Sam Swank

No. 3
- Position: Placekicker

Personal information
- Born: October 5, 1985 (age 40) Lakeland, Florida, U.S.
- Listed height: 6 ft 2 in (1.88 m)
- Listed weight: 201 lb (91 kg)

Career information
- College: Wake Forest
- NFL draft: 2009: undrafted

Career history
- Philadelphia Eagles (2009)*; Cincinnati Bengals (2009)*; New York Giants (2010)*; Hartford Colonials (2010); Jacksonville Jaguars (2011–2012)*;
- * Offseason or practice squad member only

Awards and highlights
- First-team All-ACC (2006); Sporting News Freshman All-American (2005);
- Stats at Pro Football Reference

= Sam Swank =

American football player (born 1985)

Sam Swank (born October 5, 1985) is an American former football placekicker. After playing college football for Wake Forest, he was signed by the Philadelphia Eagles as an undrafted free agent in 2009.

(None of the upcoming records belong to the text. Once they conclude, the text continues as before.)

 template <bool FULL> constexpr int EXPAND_RMAX_OF = FULL ? 192 : 160;
 constexpr int EXPAND_WAVES = 2;
 
@@ -1626,6 +1745,11 @@
   };
 #endif
   const int64_t total = a.total[0];
+  uint64_t kept_word = 0;
+  if constexpr (IDC > 0) {
+    static_assert(EW * 4 * EXPAND_RMAX >= CAP, "the staged ids of a cull build land in the row buffers");
+    if (a.cull_bits) kept_word = a.cull_bits[(size_t)xcd_cell_index() * CULL_WORDS + min(lane, CULL_WORDS - 1)];
+  }
   typename std::conditional<(IDC > 0), ClsCtx<IDC ? IDC : 2>, CellCtx>::type c;
   bool ok;
   if constexpr (IDC > 0) ok = cls_setup<IDC>(a, lane, c);
@@ -1647,7 +1771,14 @@
   const int32_t r_beg = min(wave * per_wave, c.ni), r_end = min(r_beg + per_wave, c.ni);
   uint32_t w[RB];
   OFF base_l;
-  const bool hi_plane = hi_plane_used(1, (c.total_j + WAVE - 1) / WAVE);
+  CullMap cm = {0u, 0u, 0, 0};
+  bool cull = false;
+  const int32_t staged_tiles = (c.total_j + WAVE - 1) / WAVE;
+  if constexpr (IDC > 0) {
+    cull = a.cull_bits != nullptr;
+    if (cull) cm = cull_map(lane < staged_tiles ? kept_word : 0ull);
+  }
+  const bool hi_plane = hi_plane_used(1, ((cull ? cm.kept : c.total_j) + WAVE - 1) / WAVE);
   auto load_rows = [&](int32_t r0) {
     {
       const int32_t srow = a.sorted_row[c.ibeg + r0 + min(lane, RB - 1)];
@@ -1675,13 +1806,10 @@
   if (a.dbg & 32) return;
 
   int32_t cls_row[IDC > 0 ? IDC : 1], cls_t0[IDC > 0 ? IDC : 1];
+  int32_t* const staged = cull ? lds + CAP : gids;
+  (void)staged;
   if constexpr (IDC > 0) {
-#pragma unroll
-    for (int k = 0; k < IDC; k++) {
-      cls_row[k] = c.get(c.src, 27 * k + CLS_OWN) - c.ibeg;
-      cls_t0[k] = c.get(c.off, 27 * k) & ~(WAVE - 1);
-    }
-    cls_stage<IDC, EW>(a.sorted_gid, c, gids, lane, wave);
+    cls_stage<IDC, EW>(a.sorted_gid, c, staged, lane, wave);
   } else
 #pragma unroll
   for (int s = 0; s < (NSEG + EW - 1) / EW; s++) {
@@ -1702,6 +1830,22 @@
 #if NL_STAMP_FILL
   fstamp(2);
 #endif
+  if constexpr (IDC > 0) {
+    if (cull) {
+      for (int32_t t = wave; t < staged_tiles; t += EW) {
+        int32_t dst;
+        const int32_t id = staged[t * WAVE + lane];
+        if (cull_slot(cm, t, dst)) gids[dst] = id;
+      }
+      cull_offsets<IDC>(cm, c);
+      __syncthreads();
+    }
+#pragma unroll
+    for (int k = 0; k < IDC; k++) {
+      cls_row[k] = c.get(c.src, 27 * k + CLS_OWN) - c.ibeg;
+      cls_t0[k] = c.get(c.off, 27 * k) & ~(WAVE - 1);
+    }
+  }
 
   const int32_t* const g = gids + lane;
   for (int32_t r0 = r_beg; r0 < r_end; r0 += RB) {
diff --git a/md_neighbor_list_amd/csrc/nl_lean.hpp b/md_neighbor_list_amd/csrc/nl_lean.hpp
--- a/md_neighbor_list_amd/csrc/nl_lean.hpp
+++ b/md_neighbor_list_amd/csrc/nl_lean.hpp
@@ -246,6 +246,7 @@
     buf[pad] = sentinel;
   }
   asm volatile("s_waitcnt vmcnt(0) lgkmcnt(0)\n\ts_barrier" ::: "memory");
+  if (a.cull_bits) cls_cull<IDC, NW, CAP>(a, c, buf, c.cx + (c.cy + c.cz * a.my) * a.mx, tid, lane, wave);
   PipePending pend;
   pend.gcount = 0, pend.mine = 0, pend.row_l = 0, pend.slot0 = 0;
   class_search<IDC, NW>(a, c, buf, lane, wave, pend);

He was also a member of the Cincinnati Bengals, New York Giants, Hartford Colonials, and Jacksonville Jaguars.

==College career==
After redshirting as a true freshman in 2004, Swank was a four-year starter at placekicker for Wake Forest and usually handled punting duties, as well. As a sophomore in 2006, Swank was voted ACC Championship Game's Most Valuable Player, scoring all nine points in Wake Forest's 9–6 victory over Georgia Tech. Swank finished his career as the all-time leading scorer at Wake Forest with 337 points, setting school records with 71 field goals and 124 career PATs.

==Professional career==
===Philadelphia Eagles===
Swank was signed as a free agent by the Philadelphia Eagles after being undrafted in the 2009 NFL draft. He was waived on May 27, 2009.

===Cincinnati Bengals===
Swank signed with the Cincinnati Bengals on August 24, 2009 after placekicker Shayne Graham suffered a groin injury. He was waived during final cuts on September 5, 2009.

===New York Giants===
After spending the 2009 season out of football, Swank was signed to a future contract by the New York Giants on January 6, 2010. He was waived on June 11.

===Hartford Colonials===
Swank was signed by the Hartford Colonials of the United Football League on November 8, 2010.

===Jacksonville Jaguars===
Swank was signed by the Jacksonville Jaguars on August 9, 2011. He was waived on August 25. He was re-signed following the 2011 season on April 16, 2012. He was waived again on April 27.